━━ Information shown ━━
__global__ void __launch_bounds__(FN_THREADS) k_finalize_large(BriskGeom G, const BriskCand* cand, BriskFrameCounters* counters,
                                                                const unsigned* keys_scratch, unsigned* scratch2,
                                                                long scratch2_stride, BriskKeyPoint* kp_out, int cand_cap,
                                                                int kp_cap) {
  const int frame = blockIdx.x, tid = threadIdx.x;
  const int nv = counters[frame].nvalid_large;
  if (nv <= 0) return;
  __shared__ int bstart[FN_BUCKETS + 1];
  __shared__ int bfill[FN_BUCKETS];
  __shared__ int rbase[BRISK_MAX_LAYERS + 1];
  __shared__ int wsum[FN_THREADS / 64];
  const BriskCand* C = cand + (long)frame * cand_cap;
  const unsigned* keys = keys_scratch + (long)frame * cand_cap * 2;
  unsigned* tmp = scratch2 + (long)frame * scratch2_stride;
  if (tid == 0) {
    int acc = 0;
    for (int l = 0; l < G.nlayers; ++l) { rbase[l] = acc; acc += G.L[l].h; }
    rbase[G.nlayers] = acc;
  }
  for (int b = tid; b < FN_BUCKETS; b += FN_THREADS) { bstart[b] = 0; bfill[b] = 0; }
  __syncthreads();
  int shift = 0;
  while ((rbase[G.nlayers] >> shift) >= FN_BUCKETS) ++shift;
  for (int j = tid; j < nv; j += FN_THREADS) {
    const unsigned key = keys[2 * j];
    atomicAdd(&bstart[(rbase[key >> 26] + (int)((key >> 13) & 0x1FFF)) >> shift], 1);
  }
  __syncthreads();
  {
    constexpr int PER = FN_BUCKETS / FN_THREADS;
    int loc[PER], sum = 0;
#pragma unroll
    for (int q = 0; q < PER; ++q) { loc[q] = bstart[tid * PER + q]; sum += loc[q]; }
    int incl = sum;
    const int lane = tid & 63, wave = tid >> 6;
#pragma unroll
    for (int off = 1; off < 64; off <<= 1) {
      const int v = __shfl_up(incl, off, 64);
      if (lane >= off) incl += v;
    }
    if (lane == 63) wsum[wave] = incl;
    __syncthreads();
    int woff = 0;
#pragma unroll
    for (int q = 0; q < FN_THREADS / 64; ++q) woff += (q < wave) ? wsum[q] : 0;
    int run = woff + incl - sum;
#pragma unroll
    for (int q = 0; q < PER; ++q) { bstart[tid * PER + q] = run; run += loc[q]; }
    if (tid == FN_THREADS - 1) bstart[FN_BUCKETS] = run;
  }
  __syncthreads();
  for (int j = tid; j < nv; j += FN_THREADS) {
    const unsigned key = keys[2 * j];
    const int b = (rbase[key >> 26] + (int)((key >> 13) & 0x1FFF)) >> shift;
    const int pos = bstart[b] + atomicAdd(&bfill[b], 1);
    tmp[2 * pos] = key;
    tmp[2 * pos + 1] = keys[2 * j + 1];
  }
  __threadfence();
  __syncthreads();
  for (int pos = tid; pos < nv; pos += FN_THREADS) {
    const unsigned key = tmp[2 * pos];
    const int b = (rbase[key >> 26] + (int)((key >> 13) & 0x1FFF)) >> shift;
    int rank = bstart[b];
    for (int q = bstart[b]; q < bstart[b + 1]; ++q) rank += (tmp[2 * q] < key) ? 1 : 0;
    if (rank < kp_cap) {
      const BriskCand& c = C[tmp[2 * pos + 1]];
      BriskKeyPoint kp;
      kp.x = c.kx; kp.y = c.ky; kp.size = c.ksize; kp.angle = -1.0f; kp.response = c.kresp;
      kp.octave = G.single_layer ? 0 : c.layer; kp.class_id = -1;
      kp_out[(long)frame * kp_cap + rank] = kp;
    }
  }
  if (tid == 0) {
    counters[frame].nkp = min(nv, kp_cap);
    if (nv > kp_cap) atomicOr(&counters[frame].overflow, 4);
  }
}

#define II_THREADS 512
#define II_BAND 64
#define II_CHUNK (II_THREADS * 4)

__device__ __forceinline__ unsigned ii_wg_scan(unsigned total, unsigned (*wave_tot)[II_THREADS / 64], int buf, unsigned* wg_total) {
  const int lane = threadIdx.x & 63, wave = threadIdx.x >> 6;
  const unsigned incl = (unsigned)wave_inclusive_scan((int)total);
  if (lane == 63) wave_tot[buf][wave] = incl;
  __syncthreads();
  unsigned woff = 0, tot = 0;
#pragma unroll
  for (int q = 0; q < II_THREADS / 64; ++q) {
    const unsigned v = wave_tot[buf][q];
    woff += (q < wave) ? v : 0;
    tot += v;
  }
  *wg_total = tot;
  return woff + incl - total;
}

#ifndef II_ROWS
#define II_ROWS 3
#endif
#define II_MAXCHUNKS 4
__device__ __forceinline__ uint2 ii_fetch(const uint8_t* row, int stride, int c0 ) {
  const int a = min(max(c0 - 4, 0), stride - 4), b = min(c0, stride - 4);
  return make_uint2(*reinterpret_cast<const unsigned*>(row + a), *reinterpret_cast<const unsigned*>(row + b));
}
__device__ __forceinline__ void ii_unpack(uint2 raw, int stride, int w, int c0, unsigned* px) {
  const unsigned prev = (c0 >= 4 && c0 - 4 < stride) ? raw.x : 0u, cur = (c0 < stride) ? raw.y : 0u;
  px[0] = (c0 - 1 >= 0 && c0 - 1 < w) ? (prev >> 24) : 0;
  px[1] = (c0 < w) ? (cur & 0xFF) : 0;
  px[2] = (c0 + 1 < w) ? ((cur >> 8) & 0xFF) : 0;
  px[3] = (c0 + 2 < w) ? ((cur >> 16) & 0xFF) : 0;
}

typedef uint32_t __attribute__((ext_vector_type(3))) ii_u32x3;
__device__ __forceinline__ void ii_store4(bool b24, uint32_t* out, long row, int istride, int c0, unsigned a0, unsigned a1, unsigned a2, unsigned a3) {
  if (b24) {
    ii_u32x3 v;
    v.x = (a0 & 0xFFFFFFu) | (a1 << 24);
    v.y = ((a1 >> 8) & 0xFFFFu) | (a2 << 16);
    v.z = ((a2 >> 16) & 0xFFu) | (a3 << 8);
    *reinterpret_cast<ii_u32x3*>(reinterpret_cast<uint8_t*>(out) + (row * istride + c0) * 3) = v;
  } else {
    *reinterpret_cast<uint4*>(out + row * istride + c0) = make_uint4(a0, a1, a2, a3);
  }
}
template <int NCH, bool B24, bool SUB>
__global__ void __launch_bounds__(II_THREADS) k_integral_final(BriskGeom G, const uint8_t* __restrict__ pyr,
                                                               const uint32_t* __restrict__ bandsum,
                                                               uint32_t* __restrict__ integral, int istride, long iframe_elems,
                                                               int nbands, int band_h, BriskFrameCounters* counters, int nsub, int sub_h) {
  __shared__ unsigned wave_tot[2][II_THREADS / 64];
  const int frame = blockIdx.y, band = SUB ? (int)blockIdx.x / nsub : (int)blockIdx.x;
  const int sub = SUB ? (int)blockIdx.x - band * nsub : 0;
  constexpr bool b24 = B24;
  if (counters && blockIdx.x == 0 && threadIdx.x == 0) counters[frame].i24 = b24 ? 1 : 0;
  const int w = G.L[0].w, h = G.L[0].h, stride = G.L[0].stride;
  const uint8_t* img = brisk_layer_img(G, pyr, frame, 0);
  uint32_t* out = integral + (long)frame * iframe_elems;
  const int yb = band * band_h;
  const int y0 = SUB ? yb + sub * sub_h : yb;
  const int y1 = SUB ? min(min(h, yb + band_h), y0 + sub_h) : min(h, y0 + band_h);
  if (SUB && y0 >= y1) return;
  int buf = 0;
  unsigned acc[NCH][4];
  uint2 raw[NCH];
#pragma unroll
  for (int ch = 0; ch < NCH; ++ch) raw[ch] = ii_fetch(img + (long)min(y0, h - 1) * stride, stride, ch * II_CHUNK + threadIdx.x * 4);
  {
    unsigned carry = 0;
#pragma unroll
    for (int ch = 0; ch < NCH; ++ch) {
      const int c0 = ch * II_CHUNK + threadIdx.x * 4;
      uint4 C = make_uint4(0, 0, 0, 0);
      if (c0 <= w)
        for (int b = 0; b < band; ++b) {
          const uint4 v = *reinterpret_cast<const uint4*>(bandsum + ((long)frame * nbands + b) * istride + c0);
          C.x += v.x; C.y += v.y; C.z += v.z; C.w += v.w;
        }
      if (SUB && c0 <= w) {
        for (int r0 = yb; r0 < y0; r0 += 6) {
          uint2 rr[6];
#pragma unroll
          for (int k = 0; k < 6; ++k) rr[k] = ii_fetch(img + (long)min(r0 + k, y0 - 1) * stride, stride, c0);
#pragma unroll
          for (int k = 0; k < 6; ++k) {
            unsigned px[4];
            ii_unpack(rr[k], stride, w, c0, px);
            if (r0 + k < y0) { C.x += px[0]; C.y += px[1]; C.z += px[2]; C.w += px[3]; }
          }
        }
      }
      if (c0 + 1 > w) C.y = 0;
      if (c0 + 2 > w) C.z = 0;
      if (c0 + 3 > w) C.w = 0;
      const unsigned s0 = C.x, s1 = s0 + C.y, s2 = s1 + C.z, s3 = s2 + C.w;
      unsigned tot;
      const unsigned o = ii_wg_scan(s3, wave_tot, buf, &tot) + carry;
      buf ^= 1;
      carry += tot;
      acc[ch][0] = o + s0; acc[ch][1] = o + s1; acc[ch][2] = o + s2; acc[ch][3] = o + s3;
      if (band == 0 && sub == 0 && c0 <= w) ii_store4(b24, out, 0, istride, c0, 0, 0, 0, 0);
    }
  }
  __shared__ unsigned wave_totr[2][II_THREADS / 64][II_ROWS];
  uint2 rawr[II_ROWS][NCH];
#pragma unroll
  for (int k = 0; k < II_ROWS; ++k)
#pragma unroll
    for (int ch = 0; ch < NCH; ++ch)
      rawr[k][ch] = (k == 0) ? raw[ch] : ii_fetch(img + (long)min(y0 + k, h - 1) * stride, stride, ch * II_CHUNK + threadIdx.x * 4);
  const int lane = threadIdx.x & 63, wave = threadIdx.x >> 6;
  for (int y = y0; y < y1; y += II_ROWS) {
    uint2 nxt[II_ROWS][NCH];
#pragma unroll
    for (int k = 0; k < II_ROWS; ++k) {
      const int yn = min(y + II_ROWS + k, y1 - 1);
#pragma unroll
      for (int ch = 0; ch < NCH; ++ch) nxt[k][ch] = ii_fetch(img + (long)yn * stride, stride, ch * II_CHUNK + threadIdx.x * 4);
    }
    unsigned carry[II_ROWS];
#pragma unroll
    for (int k = 0; k < II_ROWS; ++k) carry[k] = 0;
#pragma unroll
    for (int ch = 0; ch < NCH; ++ch) {
      const int c0 = ch * II_CHUNK + threadIdx.x * 4;
      unsigned s[II_ROWS][4], incl[II_ROWS];
#pragma unroll
      for (int k = 0; k < II_ROWS; ++k) {
        unsigned px[4] = {0, 0, 0, 0};
        if (c0 <= w && y + k < y1) ii_unpack(rawr[k][ch], stride, w, c0, px);
        s[k][0] = px[0]; s[k][1] = s[k][0] + px[1]; s[k][2] = s[k][1] + px[2]; s[k][3] = s[k][2] + px[3];
        incl[k] = (unsigned)wave_inclusive_scan((int)s[k][3]);
        if (lane == 63) wave_totr[buf][wave][k] = incl[k];
      }
      __syncthreads();
#pragma unroll
      for (int k = 0; k < II_ROWS; ++k) {
        unsigned wo = 0, tot = 0;
#pragma unroll
        for (int q = 0; q < II_THREADS / 64; ++q) {
          const unsigned v = wave_totr[buf][q][k];
          wo += (q < wave) ? v : 0;
          tot += v;
        }
        const unsigned o = wo + incl[k] - s[k][3] + carry[k];
        carry[k] += tot;
        acc[ch][0] += o + s[k][0]; acc[ch][1] += o + s[k][1]; acc[ch][2] += o + s[k][2]; acc[ch][3] += o + s[k][3];
        if (c0 <= w && y + k < y1) ii_store4(b24, out, (long)(y + k + 1), istride, c0, acc[ch][0], acc[ch][1], acc[ch][2], acc[ch][3]);
      }
      buf ^= 1;
    }
#pragma unroll
    for (int k = 0; k < II_ROWS; ++k)
#pragma unroll
      for (int ch = 0; ch < NCH; ++ch) rawr[k][ch] = nxt[k][ch];
  }
}

void brisk_launch_integral(const BriskGeom& G, const uint8_t* pyr, const uint32_t* bandsum, uint32_t* integral, int istride,
                            long iframe_elems, int band_h, int nframes, hipStream_t s, int ibits, BriskFrameCounters* counters) {
  const int nbands = (G.L[0].h + band_h - 1) / band_h;
  const int nchunks = (G.L[0].w + 1 + II_CHUNK - 1) / II_CHUNK;
  static const int sub_knob = env_knob("BRISK_II_SUB", -1);
  const int sub_h = ((sub_knob > 0 ? sub_knob : (band_h >= 96 ? 18 : 15)) + II_ROWS - 1) / II_ROWS * II_ROWS;
  const bool sub = sub_knob != 0 && nframes <= 4 && sub_h < band_h;
  const int nsub = sub ? (band_h + sub_h - 1) / sub_h : 1;
  const dim3 grid(nbands * nsub, nframes), block(II_THREADS);
  static const int pad_lds = env_knob("BRISK_II_LDS", 0);
  const bool b24 = ibits == 24 && counters;
#define II_LAUNCH1(NCH, LDS, B24_, SUB_)                                                                                                   \
  hipLaunchKernelGGL((k_integral_final<NCH, B24_, SUB_>), grid, block, LDS, s, G, pyr, bandsum, integral, istride, iframe_elems, nbands,   \
                     band_h, counters, nsub, sub_h);
#define II_LAUNCH(NCH, LDS)                                                                                                                  \
  if (b24) { if (sub) { II_LAUNCH1(NCH, LDS, true, true) } else { II_LAUNCH1(NCH, LDS, true, false) } }                                      \
  else { if (sub) { II_LAUNCH1(NCH, LDS, false, true) } else { II_LAUNCH1(NCH, LDS, false, false) } }
  if (nchunks <= 1) { II_LAUNCH(1, pad_lds) }
  else if (nchunks == 2) { II_LAUNCH(2, 0) }
  else { II_LAUNCH(II_MAXCHUNKS, 0) }
#undef II_LAUNCH
#undef II_LAUNCH1
}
━━━
Work instruction –
From the first line of the data through the line with "bstart[FN_BUCKETS + 1];", quote each line exactly and add nothing else.

Answer box –
__global__ void __launch_bounds__(FN_THREADS) k_finalize_large(BriskGeom G, const BriskCand* cand, BriskFrameCounters* counters,
                                                                const unsigned* keys_scratch, unsigned* scratch2,
                                                                long scratch2_stride, BriskKeyPoint* kp_out, int cand_cap,
                                                                int kp_cap) {
  const int frame = blockIdx.x, tid = threadIdx.x;
  const int nv = counters[frame].nvalid_large;
  if (nv <= 0) return;
  __shared__ int bstart[FN_BUCKETS + 1];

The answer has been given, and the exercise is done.